OK thanks BOB I didnt know people were so sensitive about yellow tangs.







and i dont have piranhas


----------



## cruzeoc (Aug 30, 2004)

well after all this it is possable to get a yellow tang it wont grow to fast and depending on your filtration and feeding methods it is possable to keep one please get some plants for your tank for it to nibble on then the success rate will be better


----------



## Mike122019 (Feb 14, 2005)

Ok cool, i was planning on getting some plants, does it matter what kind. Also how long will it be able to live there?


----------



## -=BOB=- (Mar 6, 2003)

Ignorant little prick.. I'd f*cking love to grab you for the neck, punch you around a bit, and than to squeeze you in a such a cube...

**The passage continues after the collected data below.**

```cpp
struct MtCarryLds { uint32_t carry[8]; };
struct MtInPlace {
    using Shared = MtCarryLds;
    MtCarryLds &S;
    uint32_t *k;
    MtCursor c;
    __device__ __forceinline__ MtInPlace(MtCarryLds &s) : S(s), k(nullptr) {}
    static __device__ __forceinline__ uint32_t ld(const uint32_t *p) { return __hip_atomic_load(p, __ATOMIC_RELAXED, __HIP_MEMORY_SCOPE_AGENT); }
    static __device__ __forceinline__ void st(uint32_t *p, uint32_t v) { __hip_atomic_store(p, v, __ATOMIC_RELAXED, __HIP_MEMORY_SCOPE_AGENT); }
    __device__ __forceinline__ void load(const MnArrays &A, int e, int lane) {
        k = A.mt + (size_t)e * MT_N;
        c.pos = A.mt_pos[e];
        c.carry_n = 0;
        c.regen = false;
    }
    __device__ __forceinline__ void regenerate(int lane) {
        uint32_t a[4], b[4], u[4], v[4], f[4];
#pragma unroll
// ... 131 lines not shown
        if (d2 > t2 * (1.0 + 1.0e-11)) return true;
    } else {
        const double tr = 2 * P.core_r, tr2 = tr * tr;
        if (d2 < tr2 * (1.0 - 1.0e-11)) return true;
        if (d2 > tr2 * (1.0 + 1.0e-11)) {
            const double Gl = Gi > Gj ? Gi : Gj, Gs = Gi < Gj ? Gi : Gj;
            const double a = P.p * Gs, b = Gl * P.core_r + tr * a;
            const double lhs = a * a * d2, rhs = b * b;
            if (lhs < rhs * (1.0 - 1.0e-11)) return false;
            if (lhs > rhs * (1.0 + 1.0e-11)) return true;
        }
    }
    return cores_compatible_exact(P, sqrt(d2), gi, gj);
}

template <typename M, bool PARITY, typename RNG = MtInLds>
__device__ __forceinline__ void mn_reset_env(const MnArrays &A, const MnDev &P, typename RNG::Shared &S, WorldLds &W, int e, int mode,
                                             float *__restrict__ obs_out, uint32_t *__restrict__ ready = nullptr, uint32_t tick = 0u) {
    const int lane = threadIdx.x & (MN_WAVE - 1);
    const int np = A.npad;
    __syncthreads();
    int nc = 0, no = 0;
    double sx, sy, gx, gy, th0, sp0;

    if (mode == 0) {
        int want_c = P.num_cores, want_o = P.num_obs;
        double min_dis = P.min_start_goal_dis;
        if (P.n_stages > 0) {
            const int64_t tt = (int64_t)((double)A.tot_t[e] * P.timestep_scale);
            int cntle = 0;
            for (int i = 0; i < P.n_stages; ++i) cntle += (P.sched_t[i] - tt <= 0) ? 1 : 0;
            int idx = cntle - 1;
            if (idx < 0) idx += P.n_stages;
            want_c = P.sched_nc[idx]; want_o = P.sched_no[idx]; min_dis = P.sched_md[idx];
        }
        want_c = want_c > MN_MAX_CORES ? MN_MAX_CORES : want_c;
        want_o = want_o > MN_MAX_OBS ? MN_MAX_OBS : want_o;

        RNG rng(S);
        rng.load(A, e, lane);

        sx = A.start_x[e]; sy = A.start_y[e]; gx = A.goal_x[e]; gy = A.goal_y[e];
        if (P.reset_start_and_goal && !MN_RSKIP(32)) {
            int tried = 0;
            double best = 0.0;
            for (;;) {
                int nb = rng.ensure(8, lane);
                nb = nb < 500 - tried ? nb : 500 - tried;
                const bool mine = lane < nb;
                double s0 = 0, s1 = 0, g0 = 0, g1 = 0, d = -1.0;
                if (mine) {
                    double u[4];
                    rng.template fetch<4>(8 * lane, u);
                    s0 = P.sg_lo_x + P.sg_span_x * u[0];
                    s1 = P.sg_lo_y + P.sg_span_y * u[1];
                    g0 = P.sg_lo_x + P.sg_span_x * u[2];
                    g1 = P.sg_lo_y + P.sg_span_y * u[3];
// ... 13 lines not shown
                        if (od > bm || (od == bm && ol < bl)) { bm = od; bl = ol; }
                    }
                    pick = bm > best ? bl : -1;
                    used = nb; finished = (tried + nb) >= 500;
                }
                if (pick >= 0) {
                    best = bcast(d, pick);
                    sx = bcast(s0, pick); sy = bcast(s1, pick); gx = bcast(g0, pick); gy = bcast(g1, pick);
                }
                tried += used;
                rng.advance(8 * used);
                if (finished) break;
            }
        }

        if (want_c > 0 && !MN_RSKIP(64)) {
            int tried = 0;
            for (;;) {
                int nb = rng.ensure(8, lane);
                nb = nb < 500 - tried ? nb : 500 - tried;
                const bool mine = lane < nb;
                double x = 0, y = 0, g = 1.0;
                bool valid = false;
                if (mine) {
                    double u[4];
                    rng.template fetch<4>(8 * lane, u);
                    x = 0.0 + P.c_span_x * u[0];
                    y = 0.0 + P.c_span_y * u[1];
                    const bool clockwise = u[2] > P.binom_q;
                    const double v_edge = P.v_lo + P.v_span * u[3];
                    const double Gamma = P.two_pi_r * v_edge;
// ... 10 lines not shown
                    if (!m) break;
                    const int j = first_lane(m);
                    const double xj = bcast(x, j), yj = bcast(y, j), gj = bcast(g, j);
                    if (lane == j) { W.cx[nc] = x; W.cy[nc] = y; W.cg[nc] = g; valid = false; }
                    else if (valid && lane > j) valid = cores_compatible(P, xj, yj, gj, x, y, g);
                    ++nc;
                    if (nc == want_c) { used = j + 1; break; }
                }
                __syncthreads();
                tried += used;
                rng.advance(8 * used);
                if (nc == want_c || tried >= 500) break;
            }
        }

        if (want_o > 0 && !MN_RSKIP(128)) {
            int tried = 0;
            for (;;) {
                int nb = rng.ensure(6, lane);
                nb = nb < 500 - tried ? nb : 500 - tried;
                const bool mine = lane < nb;
                double x = 0, y = 0, r = 0;
                bool valid = false;
                if (mine) {
                    double u[3];
                    rng.template fetch<3>(6 * lane, u);
                    x = P.o_lo + P.o_span_x * u[0];
                    y = P.o_lo + P.o_span_y * u[1];
                    r = P.or_lo + P.or_span * u[2];
                    valid = !(x - r < 0.0 || x + r > P.width) && !(y - r < 0.0 || y + r > P.height) &&
                            !dist_lt((x - sx) * (x - sx) + (y - sy) * (y - sy), r + P.clear_r) &&
// ... 16 lines not shown
                    if (lane == j) { W.ox[no] = x; W.oy[no] = y; W.orad[no] = r; valid = false; }
                    else if (valid && lane > j) {
                        const double dx = xj - x, dy = yj - y;
                        valid = !dist_le(dx * dx + dy * dy, rj + r);
                    }
                    ++no;
                    if (no == want_o) { used = j + 1; break; }
                }
                __syncthreads();
                tried += used;
                rng.advance(6 * used);
                if (no == want_o || tried >= 500) break;
            }
        }

        if (P.random_reset_state) {
            rng.ensure(4, lane);
            double u[2];
            rng.template fetch<2>(0, u);
            th0 = 0.0 + (P.two_pi - 0.0) * u[0];
            sp0 = 0.0 + (P.max_speed - 0.0) * u[1];
            rng.advance(4);
        } else {
            th0 = P.init_theta; sp0 = P.init_speed;
        }

        __syncthreads();
        rng.store(A, e, lane, MN_RSKIP(512));
        if (lane < MN_MAX_CORES) {
            const bool v = lane < nc;
            A.cx[lane * np + e] = v ? W.cx[lane] : 0.0;
            A.cy[lane * np + e] = v ? W.cy[lane] : 0.0;
            A.cg[lane * np + e] = v ? W.cg[lane] : 0.0;
        }
        if (lane < MN_MAX_OBS) {
            const bool v = lane < no;
            A.ox[lane * np + e] = v ? W.ox[lane] : 0.0;
            A.oy[lane * np + e] = v ? W.oy[lane] : 0.0;
            A.orad[lane * np + e] = v ? W.orad[lane] : 0.0;
        }
        if (lane == 0) {
            A.mt_pos[e] = rng.c.pos;
            A.counts[e] = nc | (no << 8);
            A.start_x[e] = sx; A.start_y[e] = sy; A.goal_x[e] = gx; A.goal_y[e] = gy;
            A.init_theta[e] = th0; A.init_speed[e] = sp0;
        }
    } else {
        const int cnt = A.counts[e];
        nc = cnt & 0xff; no = (cnt >> 8) & 0xff;
        if (lane < nc) { W.cx[lane] = A.cx[lane * np + e]; W.cy[lane] = A.cy[lane * np + e]; W.cg[lane] = A.cg[lane * np + e]; }
        if (lane < no) { W.ox[lane] = A.ox[lane * np + e]; W.oy[lane] = A.oy[lane * np + e]; W.orad[lane] = A.orad[lane * np + e]; }
        sx = A.start_x[e]; sy = A.start_y[e]; gx = A.goal_x[e]; gy = A.goal_y[e];
        th0 = A.init_theta[e]; sp0 = A.init_speed[e];
    }
    __syncthreads();

    if (lane < MN_MAX_CORES) {
        const bool v = lane < nc;
        A.qcx[lane * np + e] = v ? __double2int_rn(W.cx[lane] * MN_FIX_SCALE) : 0;
        A.qcy[lane * np + e] = v ? __double2int_rn(W.cy[lane] * MN_FIX_SCALE) : 0;
        A.qcg[lane * np + e] = v ? (float)W.cg[lane] : 0.0f;
    }
    if (lane < MN_MAX_OBS) {
        const bool v = lane < no;
        A.qox[lane * np + e] = v ? __double2int_rn(W.ox[lane] * MN_FIX_SCALE) : 0;
        A.qoy[lane * np + e] = v ? __double2int_rn(W.oy[lane] * MN_FIX_SCALE) : 0;
        A.qor[lane * np + e] = v ? (float)W.orad[lane] : 0.0f;
    }

    double cvx = 0.0, cvy = 0.0;
    {
        const double i1 = P.inv_two_pi_r2, i2 = P.inv_two_pi;
        for (int k = 0; k < nc; ++k) {
            double ux, uy;
            mn_core_velocity<double, true>(W.cx[k] - sx, W.cy[k] - sy, W.cg[k], i1, i2, ux, uy);
            cvx += ux; cvy += uy;
        }
    }
    double sn, cs;
    sincos(th0, &sn, &cs);
    const double velx = sp0 * cs + cvx, vely = sp0 * sn + cvy;

    if (lane < MN_NUM_BEAMS) {
        const double angle = th0 + P.beam_rel[lane];
        const bool up = fabs(angle - 0.5 * 3.141592653589793) < 1e-03;
        const bool down = fabs(angle - 3 * 3.141592653589793 / 2) < 1e-03;
        double bx = P.beam_cos[lane], by = P.beam_sin[lane];
        if (up || down) {
            const double sg = up ? 1.0 : -1.0;
            bx = sg * sn; by = sg * cs;
        }
        MnBeam<M> beam;
        beam.init();
        for (int k = 0; k < (MN_RSKIP(256) ? 0 : no); ++k) {
            const double mx = W.ox[k] - sx, my = W.oy[k] - sy;
            double tc, h2;
            mn_beam_geom(cs * mx + sn * my, -sn * mx + cs * my, W.orad[k] * W.orad[k], bx, by, tc, h2);
            beam.update(tc, h2, (M)P.sonar_range);
        }
        const double td = PARITY ? (double)beam.dist : beam.dist64();
        W.beam[lane][0] = beam.hit() ? td * bx : 0.0;
        W.beam[lane][1] = beam.hit() ? td * by : 0.0;
    }
    __syncthreads();
    if (lane < MN_OBS_DIM) {
        double v;
        const double gdx = gx - sx, gdy = gy - sy;
        if (lane == 0) v = cs * velx + sn * vely;
        else if (lane == 1) v = -sn * velx + cs * vely;
        else if (lane == 2) v = cs * gdx + sn * gdy;
        else if (lane == 3) v = -sn * gdx + cs * gdy;
        else v = W.beam[(lane - 4) >> 1][(lane - 4) & 1];
        if (obs_out) {
            if (ready) __hip_atomic_store(reinterpret_cast<uint32_t *>(obs_out) + (size_t)e * MN_OBS_DIM + lane, __float_as_uint((float)v), __ATOMIC_RELAXED, __HIP_MEMORY_SCOPE_AGENT);
            else obs_out[(size_t)e * MN_OBS_DIM + lane] = (float)v;
        }
        if (PARITY && A.obs64) A.obs64[(size_t)e * MN_OBS_DIM + lane] = v;
    }
    if (lane == 0) {
        A.x[e] = sx; A.y[e] = sy; A.theta[e] = th0; A.speed[e] = sp0;
        A.vx[e] = velx; A.vy[e] = vely;
        A.ep_t[e] = 0;
    }
    if (ready) {
        asm volatile("s_waitcnt vmcnt(0)" ::: "memory");
        if (lane == 0) __hip_atomic_store(ready + e, tick, __ATOMIC_RELAXED, __HIP_MEMORY_SCOPE_AGENT);
    }
}
```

Fuzzy Dwarf Lion in a 10g ....kid you suck ass....


----------



## cruzeoc (Aug 30, 2004)

well all marine seaweed is fine but you have to supliment feed it so read up on all the foods they need search the net on it


----------



## Raptor (Jan 3, 2003)

Well you should not keep fish if you dont care about thier health. Tangs need alot of space. Yellows not as much, But mostlikely gonna stress out and die so i say not very fast at all if any.
This thread is worthless, so closed
Oh and cord ya know thats not right.


----------